If the ECS instance uses a Linux operating system, the speed of sending ICMP messages in high-concurrency scenarios is limited due to the anti-ICMP attack protection in Linux. In this case, even if an exception occurs in the ECS instance, SLB may declare the backend server healthy because the error message port XX unreachable is not returned. As a result, the actual service status is different from the health check result.

Solutions:

Set a pair of custom request and response for the UDP health check. If the custom response is returned, the ECS instance is considered healthy. Otherwise, the ECS instance is considered unhealthy. To achieve this, you must add corresponding configurations for the client.

Health check time window

The health check function has effectively improved the availability of your business services. However, to reduce impact on the system availability caused by frequent system switches because of health check failure, SLB declares an ECS instance healthy or unhealthy only after successive successes or failures within a specified timeframe.  The health check time window is determined by the following three factors:

  • Health check interval (How often the health check is performed.)
  • Response timeout (The amount of time to wait for the response.)
  • Health check threshold (The number of consecutive successful or failed health checks.)

The health status check window is calculated as follows:

  • Health check failure time window = Response Timeout x Unhealthy Threshold + Health Check Interval X (Unhealthy Threshold) -1)


  • Health check success time window = (Response Time of a Successful Health Check  X Health Threshold) + Health Check Interval X (Health Threshold-1)
    Note
    The success response time of a health check is the time from when the health check request is sent to the time when a response is received. When using TCP for health check, due to the detection of only the port for survival, therefore, the time is very short and can be ignored almost. For TCP health check, the time is very short and almost negligible because TCP health check only the detects whether the port is alive.

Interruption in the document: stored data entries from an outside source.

-constexpr int ATC_THREADS = 128;
-constexpr int ATC_CTAS_PER_SM = 5;
-constexpr int ATC_SEG = 128;
-constexpr int ATC_BATCHES = 512;
-constexpr int ATC_NB = 2;
-constexpr int ATC_D = 4;
-constexpr int ATC_RL = ATC_D + 1;
-constexpr int ATC_SLOT_BYTES = 128 * 16;
-__device__ __forceinline__ int tile_off(int row, int kcore) { return (row >> 3) * 64 + kcore * 32 + (row & 7) * 4; }
-constexpr int ATC_GROUP_BYTES = 3 * 128;
-constexpr int ATC_TILE_BYTES = 16 * ATC_GROUP_BYTES;
 __device__ __forceinline__ void split_tf32(float v, float& hi, float& lo) {
   hi = __uint_as_float((__float_as_uint(v) + 0x1000u) & 0xffffe000u);
   lo = v - hi;
 }
-template <int BYTES>
-__device__ __forceinline__ void cp_async(void* smem_dst, const void* gsrc) {
-  asm volatile("cp.async.ca.shared.global [%0], [%1], %2;" ::"r"(smem_u32(smem_dst)), "l"(gsrc), "n"(BYTES) : "memory");
-}
-__device__ __forceinline__ void cp_async_commit() { asm volatile("cp.async.commit_group;" ::: "memory"); }
-template <int N>
-__device__ __forceinline__ void cp_async_wait() { asm volatile("cp.async.wait_group %0;" ::"n"(N) : "memory"); }
-__device__ __forceinline__ uint32_t opaque_u32(uint32_t v) {
-  asm volatile("" : "+r"(v));
-  return v;
-}
-__device__ __forceinline__ void sts128(uint32_t addr, float a, float b, float c, float d) {
-  asm volatile("st.shared.v4.f32 [%0], {%1, %2, %3, %4};" ::"r"(addr), "f"(a), "f"(b), "f"(c), "f"(d) : "memory");
-}
-__device__ __forceinline__ float4 lds128(uint32_t addr) {
-  float4 v;
-  asm volatile("ld.shared.v4.f32 {%0, %1, %2, %3}, [%4];" : "=f"(v.x), "=f"(v.y), "=f"(v.z), "=f"(v.w) : "r"(addr) : "memory");
-  return v;
-}
-
-template <bool CLASSIFY, bool DECIDE, bool AGGMAX, int CTAS>
-__global__ void __launch_bounds__(ATC_THREADS, CTAS) apply_tc_kernel(
+__device__ __forceinline__ void mma_tf32(float (&d)[4], const uint32_t (&a)[4], uint32_t b0, uint32_t b1) {
+  asm("mma.sync.aligned.m16n8k8.row.col.f32.tf32.tf32.f32 {%0, %1, %2, %3}, {%4, %5, %6, %7}, {%8, %9}, {%0, %1, %2, %3};"
+      : "+f"(d[0]), "+f"(d[1]), "+f"(d[2]), "+f"(d[3])
+      : "r"(a[0]), "r"(a[1]), "r"(a[2]), "r"(a[3]), "r"(b0), "r"(b1));
+}
+
+#ifndef AMMA_L2PF
+#define AMMA_L2PF 0
+#endif
+constexpr int AMMA_U = 2;
+constexpr int AMMA_ROW = 12;
+
+template <bool CLASSIFY, bool DECIDE, bool AGGMAX>
+__global__ void __launch_bounds__(SWEEP_THREADS, SWEEP_RESIDENT_BLOCKS) apply_mma_kernel(
     const mpn_graph g, const float4* __restrict__ ybuf, const float* __restrict__ A, const float* __restrict__ consts,
     float* __restrict__ msg_task, float2* __restrict__ logits, uint8_t* __restrict__ pred, float* __restrict__ prob1) {
   pdl_wait();
-  __shared__ EdgeConsts sc;
-  __shared__ __align__(128) float et[2 * ATC_NB][ATC_TILE_BYTES / 4];
-  __shared__ __align__(128) float w1[32 * 8];
-  __shared__ __align__(128) float w2[32 * 8];
-  __shared__ __align__(16) float4 ring[ATC_RL][ATC_THREADS];
-  __shared__ int s_row[ATC_SEG], s_beg[ATC_SEG], s_end[ATC_SEG];
-  __shared__ int s_bstart[ATC_BATCHES], s_nbatch;
-  __shared__ float red[2][ATC_THREADS / 32][32];
-  __shared__ __align__(8) uint64_t bar;
-  __shared__ uint32_t tmem_slot;
+  constexpr int U = AMMA_U;
+  __shared__ __align__(16) EdgeConsts sc;
+  __shared__ __align__(16) float slab_all[SWEEP_THREADS / 32][32 * U * AMMA_ROW];
   load_consts(sc, consts);
-  const int tid = threadIdx.x, lane = tid & 31, warp = tid >> 5;
-  if (warp == 0) tmem_alloc(&tmem_slot, 32 * ATC_NB);
-  if (tid == 0) {
-    mbar_init(&bar, 1);
-    asm volatile("fence.mbarrier_init.release.cluster;" ::: "memory");
-  }
-  if (tid < 32) {
-    float wh[4], wl[4];
-#pragma unroll
-    for (int k = 0; k < 4; ++k) {
-      split_tf32(sc.v[FC_NODE_WE + 4 * tid + k], wh[k], wl[k]);
-      uint32_t lb;
-      asm("cvt.rna.tf32.f32 %0, %1;" : "=r"(lb) : "f"(wl[k]));
-      wl[k] = __uint_as_float(lb);
-    }
-    *reinterpret_cast<float4*>(&w1[tile_off(tid, 0)]) = make_float4(wh[0], wh[1], wh[2], wh[3]);
-    *reinterpret_cast<float4*>(&w1[tile_off(tid, 1)]) = make_float4(wh[0], wh[1], wh[2], wh[3]);
-    *reinterpret_cast<float4*>(&w2[tile_off(tid, 0)]) = make_float4(wl[0], wl[1], wl[2], wl[3]);
-    *reinterpret_cast<float4*>(&w2[tile_off(tid, 1)]) = make_float4(0.f, 0.f, 0.f, 0.f);
-  }
-  tc_fence_before();
-  __syncthreads();
-  tc_fence_after();
-  const uint32_t tmem = tmem_slot;
-  constexpr uint32_t IDESC = make_idesc_tf32(128, 32);
-  const uint64_t d_w1 = make_smem_desc_noswizzle(smem_u32(w1), 128, 256), d_w2 = make_smem_desc_noswizzle(smem_u32(w2), 128, 256);
-  const uint64_t d_e1 = make_smem_desc_noswizzle(smem_u32(et[0]), 128, ATC_GROUP_BYTES);
-  const uint64_t d_e2 = make_smem_desc_noswizzle(smem_u32(et[0]) + 128, 128, ATC_GROUP_BYTES);
-  constexpr uint64_t BUF_STEP = ATC_TILE_BYTES >> 4;
-  const uint32_t my_tmem = opaque_u32(tmem + ((uint32_t)(warp * 32) << 16));
-  const uint32_t et_addr = opaque_u32(smem_u32(et[0]) + (uint32_t)((tid >> 3) * ATC_GROUP_BYTES + (tid & 7) * 16));
-  const uint32_t ring_addr = opaque_u32(smem_u32(&ring[0][tid]));
-  constexpr uint32_t TILE_BYTES = ATC_TILE_BYTES;
-#pragma unroll
-  for (int i = 0; i < 2 * ATC_NB; ++i)
-    sts128(et_addr + (uint32_t)i * TILE_BYTES + 256, 1.f, 1.f, 0.f, 0.f);
-  uint32_t phase = 0;
+  const int lane = threadIdx.x & 31;
+  const int gq = lane >> 2, tq = lane & 3;
+  float* slab = slab_all[threadIdx.x >> 5];
+  uint32_t bh[4], bl[4];
+#pragma unroll
+  for (int j = 0; j < 4; ++j) {
+    float wh, wl;
+    split_tf32(sc.v[FC_NODE_WE + 4 * (8 * j + gq) + tq], wh, wl);
+    asm("cvt.rna.tf32.f32 %0, %1;" : "=r"(bl[j]) : "f"(wl));
+    bh[j] = __float_as_uint(wh);
+  }
+  const float one = tq < 2 ? 1.f : 0.f;
+  const uint32_t st_addr = (uint32_t)__cvta_generic_to_shared(slab + lane * AMMA_ROW);
+  const uint32_t ld_addr = (uint32_t)__cvta_generic_to_shared(slab + gq * AMMA_ROW + tq);
+
+  const int gwarp = (blockIdx.x * SWEEP_THREADS + threadIdx.x) >> 5;
+  const int nwarps = (gridDim.x * SWEEP_THREADS) >> 5;
   const int n_tasks = *g.n_tasks;
-  const int per = (n_tasks + (int)gridDim.x - 1) / (int)gridDim.x;
-  const int t_first = blockIdx.x * per, t_last = min(n_tasks, t_first + per);
-  const float bn_s = sc.v[FC_BN4_S + lane], bn_t = sc.v[FC_BN4_T + lane];
-  const float s3[4] = {sc.v[FC_BN3_S], sc.v[FC_BN3_S + 1], sc.v[FC_BN3_S + 2], sc.v[FC_BN3_S + 3]};
-  const float t3[4] = {sc.v[FC_BN3_T], sc.v[FC_BN3_T + 1], sc.v[FC_BN3_T + 2], sc.v[FC_BN3_T + 3]};
-  int flushes = 0;
-
-  const int seg_tasks = min(ATC_SEG, ATC_BATCHES / max(1, g.chunk / ATC_THREADS));
-  for (int s0 = t_first; s0 < t_last; s0 += seg_tasks) {
-    const int ns = min(seg_tasks, t_last - s0);
-    __syncthreads();
-    for (int i = tid; i < ns; i += ATC_THREADS) {
-      const TaskRange tr = task_range(g, s0 + i);
-      s_row[i] = tr.row; s_beg[i] = tr.beg; s_end[i] = tr.end;
-    }
-    __syncthreads();
-    for (int i = tid; i < ns; i += ATC_THREADS) {
-      int first = 0;
-      for (int k = 0; k < i; ++k) first += (s_end[k] - s_beg[k] + ATC_THREADS - 1) / ATC_THREADS;
-      const int nb_i = (s_end[i] - s_beg[i] + ATC_THREADS - 1) / ATC_THREADS;
-      for (int k = 0; k < nb_i; ++k) s_bstart[first + k] = s_beg[i] + k * ATC_THREADS;
-      if (i == ns - 1) s_nbatch = first + nb_i;
-    }
-    __syncthreads();
-    const int n_batch = s_nbatch, seg_last = s_end[ns - 1] - 1;
-    int st_j = 0, st_off = 0;
-    auto issue_stream = [&]() {
-      if (st_j < n_batch) {
-        asm volatile("cp.async.ca.shared.global [%0], [%1], 16;" ::"r"(ring_addr + (uint32_t)st_off), "l"(ybuf + min(s_bstart[st_j] + tid, seg_last)) : "memory");
-        ++st_j;
-        st_off = (st_off == (ATC_RL - 1) * ATC_SLOT_BYTES) ? 0 : st_off + ATC_SLOT_BYTES;
-      }
-      cp_async_commit();
-    };
-#pragma unroll
-    for (int j = 0; j < ATC_D; ++j) issue_stream();
-    float acc[32];
-#pragma unroll
-    for (int c = 0; c < 32; ++c) acc[c] = 0.f;
-    int pending = 0;
-    int run_first = 0;
-    int c_off = 0, buf = 0, issuer = 0;
-    bool ok_prev[ATC_NB];
-#pragma unroll
-    for (int h = 0; h < ATC_NB; ++h) ok_prev[h] = false;
-    float a_next = __ldg(A + (size_t)s_row[0] * MPN_DH + lane);
-    auto drain = [&]() {
-      mbar_wait(&bar, phase);
-      phase ^= 1;
-      tc_fence_after();
-#pragma unroll
-      for (int h = 0; h < ATC_NB; ++h) {
-        if (h < pending) {
-          float v[32];
-          tmem_ld32(my_tmem + 32 * h, v);
-          if (ok_prev[h]) {
-#pragma unroll
-            for (int c = 0; c < 32; ++c) acc[c] = AGGMAX ? fmaxf(acc[c], v[c]) : acc[c] + fabsf(v[c]);
+  const int t_last = gwarp + max(n_tasks - 1 - gwarp, 0) / nwarps * nwarps;
+  if (!task_in(t_last, n_tasks)) return;
+  TaskPrefetch tp;
+  tp.start(g, t_last, -nwarps, n_tasks);
+  float4 ynx[U];
+#pragma unroll
+  for (int j = 0; j < U; ++j) ynx[j] = ybuf[min(tp.cur.beg + 32 * j + lane, tp.cur.end - 1)];
+  float a_next = A[(size_t)tp.cur.row * MPN_DH + lane];
+  for (int t = t_last; task_in(t, n_tasks); t -= nwarps) {
+    const int row_nn = tp.issue(g, t, -nwarps, n_tasks);
+    const TaskRange tr = tp.cur;
+    const bool has_next = task_in(t - nwarps, n_tasks);
+    float ah, al, al_hi, al_lo;
+    split_tf32(fmaf(sc.v[FC_BN4_S + lane], a_next, sc.v[FC_BN4_T + lane]), ah, al);
+    split_tf32(al, al_hi, al_lo);
+    if (has_next) a_next = A[(size_t)tp.nxt.row * MPN_DH + lane];
+    uint32_t ba[4];
+#pragma unroll
+    for (int j = 0; j < 4; ++j) {
+      const float xh = __shfl_sync(0xffffffffu, ah, 8 * j + gq), xl = __shfl_sync(0xffffffffu, al_hi, 8 * j + gq);
+      ba[j] = __float_as_uint(tq == 0 ? xh : (tq == 1 ? xl : 0.f));
+    }
+    float acc[8] = {0.f, 0.f, 0.f, 0.f, 0.f, 0.f, 0.f, 0.f};
+    for (int base = tr.beg; base < tr.end; base += 32 * U) {
+      const bool more = base + 32 * U < tr.end;
+      const int nbase = more ? base + 32 * U : tp.nxt.beg, nend = more ? tr.end : tp.nxt.end;
+#if AMMA_L2PF
+      {
+        int pb = nbase + 32 * U, pe = nend;
+        bool pv = more || has_next;
+        if (more && pb >= pe) { pb = tp.nxt.beg; pe = tp.nxt.end; pv = has_next; }
+        if (pv && pb < pe) {
+#pragma unroll
+          for (int j = 0; j < U; ++j) asm volatile("prefetch.global.L2 [%0];" ::"l"(ybuf + min(pb + 32 * j + lane, pe - 1)));
+        }
+      }
+#endif
+      __syncwarp();
+#pragma unroll
+      for (int j = 0; j < U; ++j) {
+        const float4 yv = ynx[j];
+        if (more || has_next) ynx[j] = ybuf[min(nbase + 32 * j + lane, nend - 1)];
+        const int e = base + 32 * j + lane;
+        const bool ok = e < tr.end;
+        const float4 s3 = *reinterpret_cast<const float4*>(&sc.v[FC_BN3_S]), t3 = *reinterpret_cast<const float4*>(&sc.v[FC_BN3_T]);
+        float ep[4];
+        ep[0] = fmaxf(fmaf(s3.x, yv.x, t3.x), 0.f);
+        ep[1] = fmaxf(fmaf(s3.y, yv.y, t3.y), 0.f);
+        ep[2] = fmaxf(fmaf(s3.z, yv.z, t3.z), 0.f);
+        ep[3] = fmaxf(fmaf(s3.w, yv.w, t3.w), 0.f);
+        if (ok) classify_store<CLASSIFY>(sc, ep, e, logits, DECIDE ? pred : nullptr, DECIDE ? prob1 : nullptr);
+        float eh[4], el[4];
+#pragma unroll
+        for (int k = 0; k < 4; ++k) {
+          split_tf32(ok ? ep[k] : 0.f, eh[k], el[k]);
+        }
+        const uint32_t a = st_addr + j * 32 * AMMA_ROW * 4;
+        asm volatile("st.shared.v4.f32 [%0], {%1, %2, %3, %4};" ::"r"(a), "f"(el[0]), "f"(el[1]), "f"(el[2]), "f"(el[3]) : "memory");
+        asm volatile("st.shared.v4.f32 [%0], {%1, %2, %3, %4};" ::"r"(a + 16), "f"(eh[0]), "f"(eh[1]), "f"(eh[2]), "f"(eh[3]) : "memory");
+      }
+      __syncwarp();
+      const int n_ok = tr.end - base;
+#pragma unroll
+      for (int m = 0; m < 2 * U; ++m) {
+        if (16 * m < n_ok) {
+          const uint32_t a = ld_addr + m * 16 * AMMA_ROW * 4;
+          uint32_t e1[4], e2[4];
+          asm volatile("ld.shared.b32 %0, [%1];" : "=r"(e1[0]) : "r"(a) : "memory");
+          asm volatile("ld.shared.b32 %0, [%1];" : "=r"(e1[1]) : "r"(a + 8 * AMMA_ROW * 4) : "memory");
+          asm volatile("ld.shared.b32 %0, [%1];" : "=r"(e1[2]) : "r"(a + 16) : "memory");
+          asm volatile("ld.shared.b32 %0, [%1];" : "=r"(e1[3]) : "r"(a + 8 * AMMA_ROW * 4 + 16) : "memory");
+          e2[0] = e1[2];
+          e2[1] = e1[3];
+          e2[2] = __float_as_uint(16 * m + gq < n_ok ? one : 0.f);
+          e2[3] = __float_as_uint(16 * m + gq + 8 < n_ok ? one : 0.f);
+#pragma unroll
+          for (int j = 0; j < 4; ++j) {
+            float z[4] = {0.f, 0.f, 0.f, 0.f};
+            mma_tf32(z, e1, bh[j], bh[j]);
+            mma_tf32(z, e2, bl[j], ba[j]);
+            if (AGGMAX) {
+              acc[2 * j] = fmaxf(acc[2 * j], fmaxf(z[0], z[2]));
+              acc[2 * j + 1] = fmaxf(acc[2 * j + 1], fmaxf(z[1], z[3]));
+            } else {
+              acc[2 * j] = acc[2 * j] + fabsf(z[0]) + fabsf(z[2]);
+              acc[2 * j + 1] = acc[2 * j + 1] + fabsf(z[1]) + fabsf(z[3]);
+            }
           }
         }
       }
-      tc_fence_before();
-    };
-    auto flush_to_red = [&]() {
-      const float total = transpose_reduce32<AGGMAX>(acc, lane);
-      red[flushes & 1][warp][lane] = total;
-#pragma unroll
-      for (int c = 0; c < 32; ++c) acc[c] = 0.f;
-    };
-    auto store_run = [&](int first, int last_t) {
-      const float (*r)[32] = red[flushes & 1];
-      msg_task[(size_t)(s0 + last_t) * MPN_DH + lane] = AGGMAX ? fmaxf(fmaxf(r[0][lane], r[1][lane]), fmaxf(r[2][lane], r[3][lane]))
-                                                               : (r[0][lane] + r[1][lane]) + (r[2][lane] + r[3][lane]);
-      for (int t = first; t < last_t; ++t) msg_task[(size_t)(s0 + t) * MPN_DH + lane] = 0.f;
-    };
-    for (int ti = 0; ti < ns; ++ti) {
-      const int row = s_row[ti], t_beg = s_beg[ti], t_end = s_end[ti];
-      const bool new_run = ti == 0 || row != s_row[ti - 1];
-      const float a_cur = a_next;
-      if (ti + 1 < ns) a_next = __ldg(A + (size_t)s_row[ti + 1] * MPN_DH + lane);
-      for (int pos = t_beg; pos < t_end; pos += ATC_NB * ATC_THREADS) {
-        const int nb = (pos + ATC_THREADS < t_end) ? ATC_NB : 1;
-        bool ok[ATC_NB];
-        float ep[ATC_NB][4];
-#pragma unroll
-        for (int h = 0; h < ATC_NB; ++h) {
-          ok[h] = false;
-          if (h < nb) {
-            cp_async_wait<ATC_D - 1>();
-            const float4 yv = lds128(ring_addr + (uint32_t)c_off);
-            c_off = (c_off == (ATC_RL - 1) * ATC_SLOT_BYTES) ? 0 : c_off + ATC_SLOT_BYTES;
-            issue_stream();
-            const int e = pos + h * ATC_THREADS + tid;
-            ok[h] = e < t_end;
-            ep[h][0] = fmaxf(fmaf(s3[0], yv.x, t3[0]), 0.f);
-            ep[h][1] = fmaxf(fmaf(s3[1], yv.y, t3[1]), 0.f);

The health check result has the following impact on the requests forwarding:

  • If the health check of the target ECS instance fails, the request will not be distributed to the ECS instance. Therefore, there is no impact on the client access.
  • If the health check of the target ECS instance succeeds, the request will be distributed to it. The client access is normal.
  • If a request arrives during an unhealthy status check window, the request is still sent to the ECS instance because the ECS instance is being checked and has not been declared unhealthy. As a result, the client access fails.